• **Aim of the exercise**
Scan the data below for lines holding the word "argtypes", and copy each line found.

[Extracted records — start]

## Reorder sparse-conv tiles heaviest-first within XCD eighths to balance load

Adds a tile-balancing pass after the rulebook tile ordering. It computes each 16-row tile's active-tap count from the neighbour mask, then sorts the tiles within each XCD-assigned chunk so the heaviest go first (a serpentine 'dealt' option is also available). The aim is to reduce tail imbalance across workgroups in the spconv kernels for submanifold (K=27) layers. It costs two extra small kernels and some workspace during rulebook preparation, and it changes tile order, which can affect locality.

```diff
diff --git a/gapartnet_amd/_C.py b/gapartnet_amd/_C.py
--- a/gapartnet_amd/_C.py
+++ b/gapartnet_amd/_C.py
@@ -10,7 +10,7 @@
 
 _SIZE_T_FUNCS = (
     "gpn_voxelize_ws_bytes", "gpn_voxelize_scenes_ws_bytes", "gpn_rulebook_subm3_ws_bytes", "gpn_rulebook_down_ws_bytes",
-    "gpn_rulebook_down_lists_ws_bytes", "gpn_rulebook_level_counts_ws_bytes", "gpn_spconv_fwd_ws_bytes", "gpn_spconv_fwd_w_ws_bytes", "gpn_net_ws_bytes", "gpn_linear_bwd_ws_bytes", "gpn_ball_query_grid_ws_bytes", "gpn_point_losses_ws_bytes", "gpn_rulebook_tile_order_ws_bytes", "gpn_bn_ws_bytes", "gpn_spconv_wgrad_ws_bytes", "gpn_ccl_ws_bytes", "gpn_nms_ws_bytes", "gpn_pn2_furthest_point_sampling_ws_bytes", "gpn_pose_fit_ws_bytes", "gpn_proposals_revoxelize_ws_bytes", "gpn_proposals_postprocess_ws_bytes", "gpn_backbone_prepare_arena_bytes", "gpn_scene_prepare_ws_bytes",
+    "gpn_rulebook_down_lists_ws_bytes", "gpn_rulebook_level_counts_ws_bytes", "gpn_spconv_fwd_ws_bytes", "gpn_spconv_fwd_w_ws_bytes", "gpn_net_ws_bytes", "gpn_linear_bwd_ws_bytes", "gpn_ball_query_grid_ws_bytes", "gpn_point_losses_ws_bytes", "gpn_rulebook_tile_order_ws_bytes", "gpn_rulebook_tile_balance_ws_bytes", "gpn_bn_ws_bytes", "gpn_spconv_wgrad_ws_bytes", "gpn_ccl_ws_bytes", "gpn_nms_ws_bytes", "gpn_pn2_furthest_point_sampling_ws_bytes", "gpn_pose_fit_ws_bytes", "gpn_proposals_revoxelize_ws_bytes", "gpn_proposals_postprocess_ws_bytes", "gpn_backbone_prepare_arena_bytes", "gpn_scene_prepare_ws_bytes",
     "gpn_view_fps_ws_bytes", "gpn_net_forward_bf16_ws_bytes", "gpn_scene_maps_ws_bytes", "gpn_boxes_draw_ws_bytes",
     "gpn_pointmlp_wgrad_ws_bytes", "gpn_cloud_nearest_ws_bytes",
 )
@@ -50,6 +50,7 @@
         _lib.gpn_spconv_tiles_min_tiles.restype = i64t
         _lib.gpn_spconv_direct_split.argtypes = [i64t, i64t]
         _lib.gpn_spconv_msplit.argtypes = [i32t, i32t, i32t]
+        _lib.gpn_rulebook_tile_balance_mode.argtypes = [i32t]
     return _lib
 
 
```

[Extracted records — finish]
[Extracted records — start]

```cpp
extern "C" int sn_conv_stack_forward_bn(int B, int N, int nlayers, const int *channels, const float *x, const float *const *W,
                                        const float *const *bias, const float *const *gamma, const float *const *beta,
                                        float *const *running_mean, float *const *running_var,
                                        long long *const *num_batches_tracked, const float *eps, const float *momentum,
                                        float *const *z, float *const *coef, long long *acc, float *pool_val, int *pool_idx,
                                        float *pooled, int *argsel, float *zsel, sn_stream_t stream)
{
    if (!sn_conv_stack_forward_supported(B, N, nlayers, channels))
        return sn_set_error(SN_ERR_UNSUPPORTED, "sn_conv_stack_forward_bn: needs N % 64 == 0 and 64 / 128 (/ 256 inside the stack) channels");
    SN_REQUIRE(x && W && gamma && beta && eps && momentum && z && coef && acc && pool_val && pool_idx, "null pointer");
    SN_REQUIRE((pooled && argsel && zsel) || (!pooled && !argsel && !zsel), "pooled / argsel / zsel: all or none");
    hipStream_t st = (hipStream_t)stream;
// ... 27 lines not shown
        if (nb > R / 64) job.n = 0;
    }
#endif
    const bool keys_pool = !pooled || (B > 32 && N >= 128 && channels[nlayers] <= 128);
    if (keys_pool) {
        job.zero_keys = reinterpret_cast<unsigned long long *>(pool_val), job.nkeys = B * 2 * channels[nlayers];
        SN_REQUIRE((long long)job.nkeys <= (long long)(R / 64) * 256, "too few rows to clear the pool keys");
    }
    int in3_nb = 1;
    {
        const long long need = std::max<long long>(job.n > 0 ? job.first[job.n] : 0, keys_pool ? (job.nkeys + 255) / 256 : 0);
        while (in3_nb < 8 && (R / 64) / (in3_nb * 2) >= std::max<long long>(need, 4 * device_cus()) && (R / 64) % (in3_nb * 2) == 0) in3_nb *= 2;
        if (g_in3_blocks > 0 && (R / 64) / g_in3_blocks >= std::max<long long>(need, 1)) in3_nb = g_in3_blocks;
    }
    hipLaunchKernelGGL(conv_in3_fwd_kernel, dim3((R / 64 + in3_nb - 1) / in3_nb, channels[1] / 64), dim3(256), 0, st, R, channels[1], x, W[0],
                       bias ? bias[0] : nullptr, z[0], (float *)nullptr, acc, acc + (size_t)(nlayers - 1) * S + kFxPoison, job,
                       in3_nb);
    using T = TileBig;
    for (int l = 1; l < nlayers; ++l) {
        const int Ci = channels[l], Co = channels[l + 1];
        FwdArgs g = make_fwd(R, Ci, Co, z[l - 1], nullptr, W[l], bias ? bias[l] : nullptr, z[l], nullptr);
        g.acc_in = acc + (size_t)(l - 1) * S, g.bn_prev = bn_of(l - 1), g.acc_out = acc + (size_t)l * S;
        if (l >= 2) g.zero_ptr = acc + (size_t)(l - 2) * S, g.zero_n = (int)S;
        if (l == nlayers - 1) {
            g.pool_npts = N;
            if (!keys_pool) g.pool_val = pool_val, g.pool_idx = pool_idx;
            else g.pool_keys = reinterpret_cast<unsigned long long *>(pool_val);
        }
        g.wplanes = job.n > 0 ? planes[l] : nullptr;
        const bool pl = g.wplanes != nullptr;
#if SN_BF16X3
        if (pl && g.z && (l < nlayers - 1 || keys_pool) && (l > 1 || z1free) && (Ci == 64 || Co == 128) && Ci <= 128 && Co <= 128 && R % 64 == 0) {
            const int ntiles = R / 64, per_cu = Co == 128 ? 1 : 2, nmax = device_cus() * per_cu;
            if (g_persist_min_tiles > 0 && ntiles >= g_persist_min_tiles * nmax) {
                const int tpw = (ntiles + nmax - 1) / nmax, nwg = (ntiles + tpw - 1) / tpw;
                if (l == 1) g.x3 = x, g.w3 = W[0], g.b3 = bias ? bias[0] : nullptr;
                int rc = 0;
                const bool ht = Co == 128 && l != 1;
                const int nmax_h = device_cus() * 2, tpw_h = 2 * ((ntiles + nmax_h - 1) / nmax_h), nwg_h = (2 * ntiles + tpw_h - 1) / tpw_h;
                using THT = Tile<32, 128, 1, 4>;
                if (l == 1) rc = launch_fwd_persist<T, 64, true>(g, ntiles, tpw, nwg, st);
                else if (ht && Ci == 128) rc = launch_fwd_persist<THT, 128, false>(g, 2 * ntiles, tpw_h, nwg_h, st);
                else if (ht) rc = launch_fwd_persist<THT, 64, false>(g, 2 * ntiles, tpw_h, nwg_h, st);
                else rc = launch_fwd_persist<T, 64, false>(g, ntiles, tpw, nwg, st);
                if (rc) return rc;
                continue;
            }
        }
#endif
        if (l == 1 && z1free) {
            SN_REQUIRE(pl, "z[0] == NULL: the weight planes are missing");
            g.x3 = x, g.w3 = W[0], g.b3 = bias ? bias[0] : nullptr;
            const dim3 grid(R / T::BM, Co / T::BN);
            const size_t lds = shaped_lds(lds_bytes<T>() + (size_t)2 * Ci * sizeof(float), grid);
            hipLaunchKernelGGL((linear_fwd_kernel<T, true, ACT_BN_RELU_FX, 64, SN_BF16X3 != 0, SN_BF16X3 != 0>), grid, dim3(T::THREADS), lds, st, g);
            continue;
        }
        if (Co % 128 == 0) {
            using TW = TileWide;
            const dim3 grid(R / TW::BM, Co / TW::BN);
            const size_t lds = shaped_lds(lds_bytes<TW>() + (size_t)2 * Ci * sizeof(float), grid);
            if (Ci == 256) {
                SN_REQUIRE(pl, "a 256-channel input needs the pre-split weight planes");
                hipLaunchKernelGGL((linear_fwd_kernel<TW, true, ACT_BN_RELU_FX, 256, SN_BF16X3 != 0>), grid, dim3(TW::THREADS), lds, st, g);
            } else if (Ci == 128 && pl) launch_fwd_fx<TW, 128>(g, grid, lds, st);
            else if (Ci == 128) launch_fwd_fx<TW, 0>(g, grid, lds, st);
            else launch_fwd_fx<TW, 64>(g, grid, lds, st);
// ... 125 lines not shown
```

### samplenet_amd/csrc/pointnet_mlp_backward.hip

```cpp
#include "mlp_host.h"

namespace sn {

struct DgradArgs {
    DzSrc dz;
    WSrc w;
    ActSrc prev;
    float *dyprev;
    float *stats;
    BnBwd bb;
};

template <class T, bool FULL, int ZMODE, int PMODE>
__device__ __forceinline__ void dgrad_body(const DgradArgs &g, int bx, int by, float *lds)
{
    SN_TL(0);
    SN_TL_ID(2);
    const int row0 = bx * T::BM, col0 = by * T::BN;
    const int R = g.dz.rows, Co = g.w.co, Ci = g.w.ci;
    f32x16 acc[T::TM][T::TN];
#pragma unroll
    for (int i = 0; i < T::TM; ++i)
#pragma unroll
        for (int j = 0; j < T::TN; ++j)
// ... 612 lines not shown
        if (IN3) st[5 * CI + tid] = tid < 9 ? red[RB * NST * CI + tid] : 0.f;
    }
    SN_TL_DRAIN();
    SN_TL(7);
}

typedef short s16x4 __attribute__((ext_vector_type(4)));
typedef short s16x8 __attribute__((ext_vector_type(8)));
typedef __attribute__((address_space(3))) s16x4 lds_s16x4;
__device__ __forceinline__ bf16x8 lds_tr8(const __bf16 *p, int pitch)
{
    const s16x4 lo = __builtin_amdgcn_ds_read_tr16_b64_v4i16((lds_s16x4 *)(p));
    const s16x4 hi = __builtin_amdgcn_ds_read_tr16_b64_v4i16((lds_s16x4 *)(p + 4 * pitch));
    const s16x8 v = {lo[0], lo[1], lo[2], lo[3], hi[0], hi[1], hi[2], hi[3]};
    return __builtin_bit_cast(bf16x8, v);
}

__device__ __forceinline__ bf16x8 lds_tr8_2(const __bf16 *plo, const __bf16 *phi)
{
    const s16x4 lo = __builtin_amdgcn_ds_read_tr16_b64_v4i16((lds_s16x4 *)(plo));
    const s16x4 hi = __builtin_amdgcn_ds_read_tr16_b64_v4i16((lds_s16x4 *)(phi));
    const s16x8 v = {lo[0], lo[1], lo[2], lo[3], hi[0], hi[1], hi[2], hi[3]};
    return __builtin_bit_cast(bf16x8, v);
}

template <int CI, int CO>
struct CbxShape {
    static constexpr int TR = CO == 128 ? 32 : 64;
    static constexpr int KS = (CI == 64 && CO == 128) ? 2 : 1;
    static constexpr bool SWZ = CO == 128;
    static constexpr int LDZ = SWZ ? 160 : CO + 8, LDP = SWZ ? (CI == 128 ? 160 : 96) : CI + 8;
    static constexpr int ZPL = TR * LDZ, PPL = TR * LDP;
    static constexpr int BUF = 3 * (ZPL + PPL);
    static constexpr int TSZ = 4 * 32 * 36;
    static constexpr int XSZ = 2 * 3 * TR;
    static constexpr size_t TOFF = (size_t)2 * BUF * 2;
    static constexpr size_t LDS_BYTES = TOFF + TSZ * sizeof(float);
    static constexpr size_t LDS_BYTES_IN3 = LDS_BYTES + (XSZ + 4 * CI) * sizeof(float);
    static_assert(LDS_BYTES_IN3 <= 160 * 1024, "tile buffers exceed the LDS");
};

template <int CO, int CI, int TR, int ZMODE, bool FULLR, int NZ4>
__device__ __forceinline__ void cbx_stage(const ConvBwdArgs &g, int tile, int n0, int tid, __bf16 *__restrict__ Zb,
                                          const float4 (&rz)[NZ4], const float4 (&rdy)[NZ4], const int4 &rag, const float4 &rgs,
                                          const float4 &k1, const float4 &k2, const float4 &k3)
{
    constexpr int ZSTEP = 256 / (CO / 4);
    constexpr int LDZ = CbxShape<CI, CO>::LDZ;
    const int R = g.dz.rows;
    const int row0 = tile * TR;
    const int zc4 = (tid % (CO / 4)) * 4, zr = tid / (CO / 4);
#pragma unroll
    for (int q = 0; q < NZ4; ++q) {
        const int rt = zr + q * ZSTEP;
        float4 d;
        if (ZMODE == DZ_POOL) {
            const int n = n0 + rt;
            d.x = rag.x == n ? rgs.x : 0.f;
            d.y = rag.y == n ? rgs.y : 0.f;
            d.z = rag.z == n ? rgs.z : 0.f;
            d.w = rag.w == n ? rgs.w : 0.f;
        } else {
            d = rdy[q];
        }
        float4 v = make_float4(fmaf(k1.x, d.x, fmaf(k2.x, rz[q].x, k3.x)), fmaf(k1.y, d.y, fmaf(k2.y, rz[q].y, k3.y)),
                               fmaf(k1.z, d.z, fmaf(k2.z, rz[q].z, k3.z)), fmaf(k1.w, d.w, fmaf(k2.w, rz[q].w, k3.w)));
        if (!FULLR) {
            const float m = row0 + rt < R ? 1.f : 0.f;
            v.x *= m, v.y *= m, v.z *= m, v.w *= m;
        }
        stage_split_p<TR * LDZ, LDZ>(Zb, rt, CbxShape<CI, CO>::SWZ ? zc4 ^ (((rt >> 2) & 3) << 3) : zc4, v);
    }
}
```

[Extracted records — finish]

• **Answer to this task**
         _lib.gpn_spconv_direct_split.argtypes = [i64t, i64t]
         _lib.gpn_spconv_msplit.argtypes = [i32t, i32t, i32t]
+        _lib.gpn_rulebook_tile_balance_mode.argtypes = [i32t]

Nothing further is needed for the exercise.